Science Fiction’s Robotics Laws Need Reality Check

Space Colonization: The Quiet Revolution
Large scale space construction tasks are likely to fall into the hands of autonomous robots. Image (Image credit: John Frassanito & Associates)

Artificial intelligence researchers often idealize Isaac Asimov's Three Laws of Robotics as the signpost for robot-human interaction. But some robotics experts say that the concept could use a practical makeover to recognize the current limitations of robots.

Self-aware robots that inhabit Asimov's stories and others such as "2001: A Space Odyssey" and "Battlestar Galactica" remain in the distant future. Today's robots still lack any sort of real autonomy to make their own decisions or adapt intelligently to new environments.

But danger can arise when humans push robots beyond their current limits of decision-making, experts warn. That can lead to mistakes and even tragedies involving robots on factory floors and in military operations, when humans forget that all legal and ethical responsibility still rests on the shoulders of homosapiens.

"The fascination with robots has led some people to try retreating from responsibility for difficult decisions, with potentially bad consequences," said David Woods, a systems engineer at Ohio State University.

Woods and a fellow researcher proposed revising the Three Laws to emphasize human responsibility over robots. They also suggested that Earth-bound robot handlers could take a hint from NASA when it comes to robot-human interaction.

Updating Asimov

Asimov's three laws of robotics are set in a future when robots can think and act for themselves. The first law prohibits robots from injuring humans or allowing humans to come to harm due to inaction, while the second law requires robots to obey human orders except those which conflict with the first law. A third law requires robots to protect their own existence, except when doing so conflicts with the first two laws.

South Korea has used those "laws" as a guide for its Robot Ethics Charter, but Woods and his colleagues thought they lacked some vital points.

Woods worked with Robin Murphy, a rescue robotics expert at Texas A&M University, to create three laws that recognize humans as the intelligent, responsible adults in the robot-human relationship. Their first law says that humans may not deploy robots without a work system that meets the highest legal and professional standards of safety and ethics. A second revised law requires robots to respond to humans as appropriate for their roles, and assumes that robots are designed to respond to certain orders from a limited number of humans.

The third revised law proposes that robots have enough autonomy to protect their own existence, as long as such protection does not conflict with the first two laws and allows for smooth transfer of control between human and robot. That means a Mars rover should automatically know not to drive off a cliff, unless human operators specifically tell it to do so.

Woods and Murphy see such revisions as necessary when robotics manufacturers do not recognize the human responsibility for robots. Murphy said that such attitudes come from a computer software culture, where liability carries less consequence than creating a machine which ends up injuring humans or damaging property.

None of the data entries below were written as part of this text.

static gjx_jit::Compiled& plan_compiled(gjx_plan* mp, const gjx_keys* pk, int lane_particles, bool fused_tail = false, bool one_pass = false) {
  const bool pairable = pk->impl == 1 && pk->mode == 1 && pk->parent_lane == 0 && (pk->first & 1) == 0;
  int P = pairable ? (lane_particles < jit_form_pref() ? lane_particles : jit_form_pref()) : 1;
  if (P == 3) P = 2;
  const bool laned = P >= 2;
  const bool wt_stores = one_pass && P == 4;
  gjx_jit::Compiled& c = wt_stores ? mp->jit_wt[fused_tail ? 1 : 0] : (fused_tail ? mp->jit_tail : mp->jit)[P == 4 ? 3 : (laned ? 2 : pk->impl)];
  compiled_once(mp->jit_mu, c, {{mp->host, mp->n_sites}}, &mp->dev_owned, [&] {
    auto build = [&](int min_waves) {
      gjx_jit::Gen<CSite, CArg> g;
      plan_gen_setup(g, mp, pk->impl, P, fused_tail, wt_stores, min_waves);
      gjx_jit::TableScope ts;
      const std::string src = g.run();
      c.block = g.block;
      c.rows_per_block = g.rows_per_block;
      c.tabs = ts.reg.tables();
      return c.load(src, gjx_jit::PlanKind::importance, {g.kname()}, {&c.fn});
    };
    const int hint = laned ? jit_waves_hint(P) : 0;
    bool ok = build(hint);
    if (ok && std::getenv("GJX_PLAN_JIT_VERBOSE")) {
      int regs = 0;
      if (hipFuncGetAttribute(&regs, HIP_FUNC_ATTRIBUTE_NUM_REGS, c.fn) != hipSuccess) (void)hipGetLastError();
      fprintf(stderr, "gjx jit: %d particle(s) per lane%s%s: %d registers per lane\n", P, fused_tail ? ", fused tail" : "", wt_stores ? ", write-through stores" : "", regs);
    }
    if (ok && hint > 0) {
      int scratch = 0;
      const hipError_t qe = hipFuncGetAttribute(&scratch, HIP_FUNC_ATTRIBUTE_LOCAL_SIZE_BYTES, c.fn);
      if (qe != hipSuccess) (void)hipGetLastError();
      if (std::getenv("GJX_PLAN_JIT_VERBOSE")) fprintf(stderr, "gjx jit: waves-per-SIMD hint %d: query %d, scratch %d B\n", hint, (int)qe, scratch);
      if (qe != hipSuccess || scratch > 32) {
        ok = build(0);
      }
    }
    if (!ok) {
      (void)hipGetLastError();
      fprintf(stderr, "[gjx] plan specialisation FAILED (hiprtc compile or module load; impl %d, %d particle(s) per lane). "
                      "gjx_importance_run returns GJX_ERR_JIT; set GJX_PLAN_JIT_VERBOSE=1 for the compiler log, GJX_PLAN_JIT=0 "
                      "or GJX_PLAN_JIT_FALLBACK=1 to run the (7x slower) table interpreter instead.\n", pk->impl, P);
    }
    return ok;
  });
  return c;
}
static bool jit_fallback_allowed() {
  static const bool allow = [] {
    const char* e = std::getenv("GJX_PLAN_JIT_FALLBACK");
    return e && e[0] == '1';
  }();
  return allow;
}
int gjx_plan_prepare(gjx_plan* p, const gjx_keys* pk) {
  if (!p || !keys_ok(pk)) return GJX_ERR_INVALID;
  if (!gjx_jit::enabled()) return p->has_expr ? GJX_ERR_UNSUPPORTED : plan_device_table(p);
  bool ok = plan_compiled(p, pk, 1).state == 1;
  ok = plan_compiled(p, pk, 2).state == 1 && ok;
  ok = plan_compiled(p, pk, 4).state == 1 && ok;
  ok = plan_compiled(p, pk, 4, false, true).state == 1 && ok;
  if (ok) return GJX_OK;
  return jit_fallback_allowed() && !p->has_expr ? plan_device_table(p) : GJX_ERR_JIT;
}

"What happens is that we're seeing roboticists who have never done any manufacturing or work in the physical world, and don't realize that they're responsible," Murphy told "At the end of the day, if you make something it's your problem."

She contrasted that attitude with NASA's "culture of safety" and methodical approach that carefully tests robotic probes and rovers, recognizes the limits of robots, and tries to ensure that human operators can quickly jump into the driver's seat when necessary.

NASA's way

Both Woods and Murphy said they felt very comfortable with NASA's approach to robot-human interactions, whether it involves the robotic arms on the International Space Station or the Cassini probe making its ongoing tour of the Saturn system.

"They understand how valued a resource these robots are," Woods explained. "They know there will be surprises in space exploration."

Murphy pointed out that NASA's approach to robots comes from the AI tradition where people don't make assumptions about having perfect control over everything. Instead, the space agency has used AI systems that can perform well within normal operating patterns, and can still lean on human assistance for more uncertain situations.

This approach has worked well for NASA in many cases. For instance, scientists have done skillful troubleshooting with the Mars rovers Spirit and Opportunity, when the robots encounter unpredictable issues with the Martian terrain and climate.

By contrast, some researchers without an AI background assume that they can program robots that have a complete model or view of the world, and can behave accordingly for any given situation. This coincides with the temptation to assume that giving robots more autonomy means that they can handle most or all situations on their own.

Murphy cautioned that such a "closed world" approach only works with certain situations that present limited options for an AI. No matter how much programming goes into robots, the real open world represents a trap-filled pit of unexpected scenarios.

Transfer of control

NASA would undoubtedly still like to see robots that can take on more responsibility, especially during missions when probes travel beyond the moon or Mars. Researchers have already begun developing next-generation robots that could someday make more of the basic decisions for exploring worlds such as Europa or Titan.

But for now, NASA has recognized that robots still need human supervision — a concept that some robot manufacturers and operators on Earth have more trouble grasping. Unexpected situations such as robot malfunction or environmental surprises can quickly require humans to regain control of the robot, lest it fail to respond in the right way.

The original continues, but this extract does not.